━━━ DATA TO PROCESS

template <int NW>
__device__ __forceinline__ void plan_scan(uint32_t* rh, uint32_t* cur, uint32_t nb, uint32_t* tmp2,
  uint32_t tid, uint32_t (&tot)[NW])
{
  static_assert(NW <= 2, "tmp2 holds two rows of wave totals");
  const uint32_t lane = tid & 63, wv = tid >> 6;
  const uint32_t per = (nb + kZoneThreads - 1) / kZoneThreads;
  const uint32_t lo = min(tid * per, nb), hi = min(lo + per, nb);
  uint32_t a[NW], ia[NW], ra[NW];
#pragma unroll
  for(int k = 0; k < NW; ++k) a[k] = 0;
  for(uint32_t b = lo; b < hi; ++b)
#pragma unroll
    for(int k = 0; k < NW; ++k) a[k] += rh[k * nb + b];
#pragma unroll
  for(int k = 0; k < NW; ++k)
  {
    ia[k] = wave_incl_scan(a[k], lane);
    if(lane == 63) tmp2[k * kZoneWaves + wv] = ia[k];
  }
  lds_sync();
  if(wv < (uint32_t)NW)
  {
    uint32_t* t = tmp2 + wv * kZoneWaves;
    uint32_t x = lane < (uint32_t)kZoneWaves ? t[lane] : 0u;
    x = wave_incl_scan(x, lane);
    if(lane < (uint32_t)kZoneWaves) t[lane] = x;
  }
  lds_sync();
#pragma unroll
  for(int k = 0; k < NW; ++k) ra[k] = (wv ? tmp2[k * kZoneWaves + wv - 1] : 0u) + ia[k] - a[k];
  for(uint32_t b = lo; b < hi; ++b)
#pragma unroll
    for(int k = 0; k < NW; ++k)
    {
      const uint32_t v = rh[k * nb + b];
      rh[k * nb + b] = ra[k]; cur[k * nb + b] = ra[k]; ra[k] += v;
    }
#pragma unroll
  for(int k = 0; k < NW; ++k) tot[k] = tmp2[(k + 1) * kZoneWaves - 1];
  lds_sync();
}

template <class Rec, uint64_t kArg = 0>
__device__ __forceinline__ uint32_t plan_emit(const Rec* tile, uint32_t m, const uint32_t* rst,
  const uint32_t* bsr, uint32_t* bsw, uint32_t sh, uint32_t tr, uint32_t nb, uint32_t L0,
  uint32_t nz, uint32_t nxt, uint32_t tid)
{
  uint32_t xover = 0;
  constexpr uint32_t kEU = GPA_EMIT_UNROLL;
  for(uint32_t q0 = 0; q0 < m; q0 += kEU * kZoneThreads)
  {
    Rec rec[kEU];
#pragma unroll
    for(uint32_t u = 0; u < kEU; ++u)
    {
      const uint32_t q = q0 + u * kZoneThreads + tid;
      if(q < m) rec[u] = tile[q];
    }
#pragma unroll
    for(uint32_t u = 0; u < kEU; ++u)
    {
      const uint32_t q = q0 + u * kZoneThreads + tid;
      if(q < m)
      {
        const uint32_t b = bucket_of(rec[u].x);
        xover += emit_at(tile_rec16(rec[u], kArg), b, bsr[b], q - ((rst[b] >> sh) & 0xFFFFu), L0, nz, nxt);
      }
    }
  }
  if(bsw)
    for(uint32_t b = tid; b < nb; b += kZoneThreads)
    {
      const uint32_t s0 = (rst[b] >> sh) & 0xFFFFu;
      const uint32_t s1 = b + 1 < nb ? (rst[b + 1] >> sh) & 0xFFFFu : tr;
      bsw[b] = bsr[b] + (s1 - s0);
    }
  return xover;
}

__device__ __forceinline__ uint16_t* dp_index(uint4* pool, uint32_t nl)
{
  return reinterpret_cast<uint16_t*>(pool + kTile) - ((nl + 7u) & ~7u);
}
__device__ __forceinline__ uint32_t dp_tile_cap(uint32_t nl)
{
  return (uint32_t)(kTile * sizeof(uint4) - ((nl + 7u) & ~7u) * sizeof(uint16_t)) / (uint32_t)sizeof(uint4);
}

template <int HTS> struct ZoneLds {
  uint4 pool[kTile];
  uint32_t tmp[kZoneWaves + 1];
  uint32_t tmp2[2 * kZoneWaves];
  uint32_t nout;
  uint32_t nmix;
  uint32_t tot;
  uint32_t ph[kClasses];
  unsigned long long agg[kZoneWaves];
  unsigned long long bytype[GPU_ACTOR_MAX_TYPES];
  __attribute__((aligned(16))) uint8_t tb[kZone];
  uint32_t ntrig;
  uint32_t bigbits[kZone / 32];
  uint32_t red3[3];
  uint32_t big[kMaxBig];
  uint32_t nbig;
  uint32_t stn;
  union {
    struct { uint32_t stl[kMaxStage], stc[kMaxStage], sto[kMaxStage + 1]; } st;
    unsigned long long red[kZoneWaves][6];
  } u;
  unsigned long long fan[((HTS < 0 && ((GPA_MIX_MASK >> GPU_ACTOR_HT_FANIN_SENDER) & 1u)) ||
                          HTS == GPU_ACTOR_HT_FANIN_SENDER) ? 2 * kFanLds : 1];
};
template <int HTS> __device__ __forceinline__ ZoneLds<HTS>& zone_lds()
{
  __shared__ ZoneLds<HTS> lds;
  return lds;
}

━━━━━━

THE PROBLEM ::
Check every line of the entries above, and copy those that carry the string "kArg".

SOLUTION TO THE PROBLEM ::
template <class Rec, uint64_t kArg = 0>
        xover += emit_at(tile_rec16(rec[u], kArg), b, bsr[b], q - ((rst[b] >> sh) & 0xFFFFu), L0, nz, nxt);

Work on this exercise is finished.